● **Stored data entries**:
template <int NF, int NS, bool GEN = true>
PINN_HD void fwd_final(const DevLayer& L, const float* __restrict__ sw, const float* __restrict__ in_rows,
                       bool in_is_coords, int in_act_id, const float* __restrict__ dirv, int RS,
                       float (&N)[1 + NF + NS]) {
    constexpr int C = 1 + NF + NS;
    const ActC in_act = make_actc(in_act_id);
    const float* w = sw + L.w_s;
    N[0] = sw[L.b_s];
#pragma unroll
    for (int c = 1; c < C; ++c) N[c] = 0.0f;
    if (in_is_coords) {
        for (int k = 0; k < L.n_in; ++k) {
            N[0] = fmaf(w[k], in_rows[(size_t)k * RS], N[0]);
#pragma unroll
            for (int d = 0; d < NF; ++d) N[1 + d] = fmaf(w[k], dirv[d * PINN_MAX_DIMS + k], N[1 + d]);
        }
    } else {
#pragma unroll 1
        for (int k = 0; k < L.n_in; ++k) {
            float a[C];
            load_post_jet<NF, NS, GEN>(in_rows + (size_t)k * C * RS, RS, in_act, a);
            float wk = w[k];
#pragma unroll
            for (int c = 0; c < C; ++c) N[c] = fmaf(wk, a[c], N[c]);
        }
    }
}

PINN_HD float powi_f(float x, int e) {
    bool neg = e < 0;
    unsigned n = neg ? (unsigned)(-e) : (unsigned)e;
    float r = 1.0f, b = x;
    while (n) { if (n & 1u) r *= b; b *= b; n >>= 1; }
    return neg ? 1.0f / r : r;
}

PINN_HD void eval_prog(const PinnInstr* __restrict__ prog, int n, float* __restrict__ scr, int RS,
                       const float* __restrict__ coords, const float* __restrict__ pvals,
                       const int* __restrict__ var_off) {
    for (int i = 0; i < n; ++i) {
        PinnInstr in = prog[i];
        float r;
        switch (in.op) {
            case PINN_OP_CONST: r = in.imm; break;
            case PINN_OP_COORD: r = coords[(size_t)in.a * RS]; break;
            case PINN_OP_VAR:   r = pvals[var_off[in.a]]; break;
            default: {
                float x = scr[(size_t)in.a * RS];
                switch (in.op) {
                    case PINN_OP_ADD:  r = x + scr[(size_t)in.b * RS]; break;
                    case PINN_OP_SUB:  r = x - scr[(size_t)in.b * RS]; break;
                    case PINN_OP_MUL:  r = x * scr[(size_t)in.b * RS]; break;
                    case PINN_OP_DIV:  r = x / scr[(size_t)in.b * RS]; break;
                    case PINN_OP_POW:  r = powf(x, scr[(size_t)in.b * RS]); break;
// ... 176 lines not shown
            Nb[1 + d] = nd;
        }
        Nb[0] = nb0;
    } else {
        Nb[0] = vb;
#pragma unroll
        for (int d = 0; d < NF; ++d) { Nb[1 + d] = vdb[d]; if (d < NS) Nb[1 + NF + d] = vddb[d]; }
    }
    return sbar;
}

template <int NF, int NS>
PINN_HD void act_adjoint(const ActD& f, const float (&pre)[1 + NF + NS], const float (&ab)[1 + NF + NS],
                         float (&zb)[1 + NF + NS]) {
    float z0 = f.s1 * ab[0];
#pragma unroll
    for (int d = 0; d < NF; ++d) {
        float zd = pre[1 + d];
        float t = f.s2 * zd;
        z0 = fmaf(t, ab[1 + d], z0);
        float zdb = f.s1 * ab[1 + d];
        if (d < NS) {
            float q = ab[1 + NF + d];
            zdb = fmaf(2.0f * t, q, zdb);
            z0 = fmaf(fmaf(f.s3 * zd, zd, f.s2 * pre[1 + NF + d]), q, z0);
            zb[1 + NF + d] = f.s1 * q;
        }
        zb[1 + d] = zdb;
    }
    zb[0] = z0;
}

template <int NF, int NS, bool GEN = true>
PINN_HD void act_adjoint2(const ActC& k, const float2 (&pre)[1 + NF + NS], const float2 (&ab)[1 + NF + NS],
                          float2 (&zb)[1 + NF + NS]) {
    const float2 a = pre[0];
    float2 s1 = PINN_FFMA2V(PINN_FFMA2(a, k.c2, make_float2(k.c1, k.c1)), a, make_float2(k.c0, k.c0));
    float2 s2 = PINN_FMUL2V(s1, PINN_FFMA2(a, k.d1, make_float2(k.d0, k.d0)));
    float2 s3 = PINN_FMUL2V(s1, PINN_FFMA2V(PINN_FFMA2(a, k.e2, make_float2(k.e1, k.e1)), a, make_float2(k.e0, k.e0)));
    if (GEN && k.zs) {
        float av;
        act_terms_z(k.zs, a.x, av, s1.x, s2.x, s3.x);
        act_terms_z(k.zs, a.y, av, s1.y, s2.y, s3.y);
    }
    float2 z0 = PINN_FMUL2V(s1, ab[0]);
#pragma unroll
    for (int d = 0; d < NF; ++d) {
        const float2 zd = pre[1 + d];
        const float2 t = PINN_FMUL2V(s2, zd);
        z0 = PINN_FFMA2V(t, ab[1 + d], z0);
        float2 zdb = PINN_FMUL2V(s1, ab[1 + d]);
        if (d < NS) {
            const float2 q = ab[1 + NF + d];
            zdb = PINN_FFMA2V(PINN_FMUL2(t, 2.0f), q, zdb);
            const float2 w = PINN_FFMA2V(PINN_FMUL2V(s3, zd), zd, PINN_FMUL2V(s2, pre[1 + NF + d]));
            z0 = PINN_FFMA2V(w, q, z0);
            zb[1 + NF + d] = PINN_FMUL2V(s1, q);
        }
        zb[1 + d] = zdb;
    }
    zb[0] = z0;
}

● **What you have to do**: The records above are to be duplicated word for word.

● **Exercise solution**:
template <int NF, int NS, bool GEN = true>
PINN_HD void fwd_final(const DevLayer& L, const float* __restrict__ sw, const float* __restrict__ in_rows,
                       bool in_is_coords, int in_act_id, const float* __restrict__ dirv, int RS,
                       float (&N)[1 + NF + NS]) {
    constexpr int C = 1 + NF + NS;
    const ActC in_act = make_actc(in_act_id);
    const float* w = sw + L.w_s;
    N[0] = sw[L.b_s];
#pragma unroll
    for (int c = 1; c < C; ++c) N[c] = 0.0f;
    if (in_is_coords) {
        for (int k = 0; k < L.n_in; ++k) {
            N[0] = fmaf(w[k], in_rows[(size_t)k * RS], N[0]);
#pragma unroll
            for (int d = 0; d < NF; ++d) N[1 + d] = fmaf(w[k], dirv[d * PINN_MAX_DIMS + k], N[1 + d]);
        }
    } else {
#pragma unroll 1
        for (int k = 0; k < L.n_in; ++k) {
            float a[C];
            load_post_jet<NF, NS, GEN>(in_rows + (size_t)k * C * RS, RS, in_act, a);
            float wk = w[k];
#pragma unroll
            for (int c = 0; c < C; ++c) N[c] = fmaf(wk, a[c], N[c]);
        }
    }
}

PINN_HD float powi_f(float x, int e) {
    bool neg = e < 0;
    unsigned n = neg ? (unsigned)(-e) : (unsigned)e;
    float r = 1.0f, b = x;
    while (n) { if (n & 1u) r *= b; b *= b; n >>= 1; }
    return neg ? 1.0f / r : r;
}

PINN_HD void eval_prog(const PinnInstr* __restrict__ prog, int n, float* __restrict__ scr, int RS,
                       const float* __restrict__ coords, const float* __restrict__ pvals,
                       const int* __restrict__ var_off) {
    for (int i = 0; i < n; ++i) {
        PinnInstr in = prog[i];
        float r;
        switch (in.op) {
            case PINN_OP_CONST: r = in.imm; break;
            case PINN_OP_COORD: r = coords[(size_t)in.a * RS]; break;
            case PINN_OP_VAR:   r = pvals[var_off[in.a]]; break;
            default: {
                float x = scr[(size_t)in.a * RS];
                switch (in.op) {
                    case PINN_OP_ADD:  r = x + scr[(size_t)in.b * RS]; break;
                    case PINN_OP_SUB:  r = x - scr[(size_t)in.b * RS]; break;
                    case PINN_OP_MUL:  r = x * scr[(size_t)in.b * RS]; break;
                    case PINN_OP_DIV:  r = x / scr[(size_t)in.b * RS]; break;
                    case PINN_OP_POW:  r = powf(x, scr[(size_t)in.b * RS]); break;
// ... 176 lines not shown
            Nb[1 + d] = nd;
        }
        Nb[0] = nb0;
    } else {
        Nb[0] = vb;
#pragma unroll
        for (int d = 0; d < NF; ++d) { Nb[1 + d] = vdb[d]; if (d < NS) Nb[1 + NF + d] = vddb[d]; }
    }
    return sbar;
}

template <int NF, int NS>
PINN_HD void act_adjoint(const ActD& f, const float (&pre)[1 + NF + NS], const float (&ab)[1 + NF + NS],
                         float (&zb)[1 + NF + NS]) {
    float z0 = f.s1 * ab[0];
#pragma unroll
    for (int d = 0; d < NF; ++d) {
        float zd = pre[1 + d];
        float t = f.s2 * zd;
        z0 = fmaf(t, ab[1 + d], z0);
        float zdb = f.s1 * ab[1 + d];
        if (d < NS) {
            float q = ab[1 + NF + d];
            zdb = fmaf(2.0f * t, q, zdb);
            z0 = fmaf(fmaf(f.s3 * zd, zd, f.s2 * pre[1 + NF + d]), q, z0);
            zb[1 + NF + d] = f.s1 * q;
        }
        zb[1 + d] = zdb;
    }
    zb[0] = z0;
}

template <int NF, int NS, bool GEN = true>
PINN_HD void act_adjoint2(const ActC& k, const float2 (&pre)[1 + NF + NS], const float2 (&ab)[1 + NF + NS],
                          float2 (&zb)[1 + NF + NS]) {
    const float2 a = pre[0];
    float2 s1 = PINN_FFMA2V(PINN_FFMA2(a, k.c2, make_float2(k.c1, k.c1)), a, make_float2(k.c0, k.c0));
    float2 s2 = PINN_FMUL2V(s1, PINN_FFMA2(a, k.d1, make_float2(k.d0, k.d0)));
    float2 s3 = PINN_FMUL2V(s1, PINN_FFMA2V(PINN_FFMA2(a, k.e2, make_float2(k.e1, k.e1)), a, make_float2(k.e0, k.e0)));
    if (GEN && k.zs) {
        float av;
        act_terms_z(k.zs, a.x, av, s1.x, s2.x, s3.x);
        act_terms_z(k.zs, a.y, av, s1.y, s2.y, s3.y);
    }
    float2 z0 = PINN_FMUL2V(s1, ab[0]);
#pragma unroll
    for (int d = 0; d < NF; ++d) {
        const float2 zd = pre[1 + d];
        const float2 t = PINN_FMUL2V(s2, zd);
        z0 = PINN_FFMA2V(t, ab[1 + d], z0);
        float2 zdb = PINN_FMUL2V(s1, ab[1 + d]);
        if (d < NS) {
            const float2 q = ab[1 + NF + d];
            zdb = PINN_FFMA2V(PINN_FMUL2(t, 2.0f), q, zdb);
            const float2 w = PINN_FFMA2V(PINN_FMUL2V(s3, zd), zd, PINN_FMUL2V(s2, pre[1 + NF + d]));
            z0 = PINN_FFMA2V(w, q, z0);
            zb[1 + NF + d] = PINN_FMUL2V(s1, q);
        }
        zb[1 + d] = zdb;
    }
    zb[0] = z0;
}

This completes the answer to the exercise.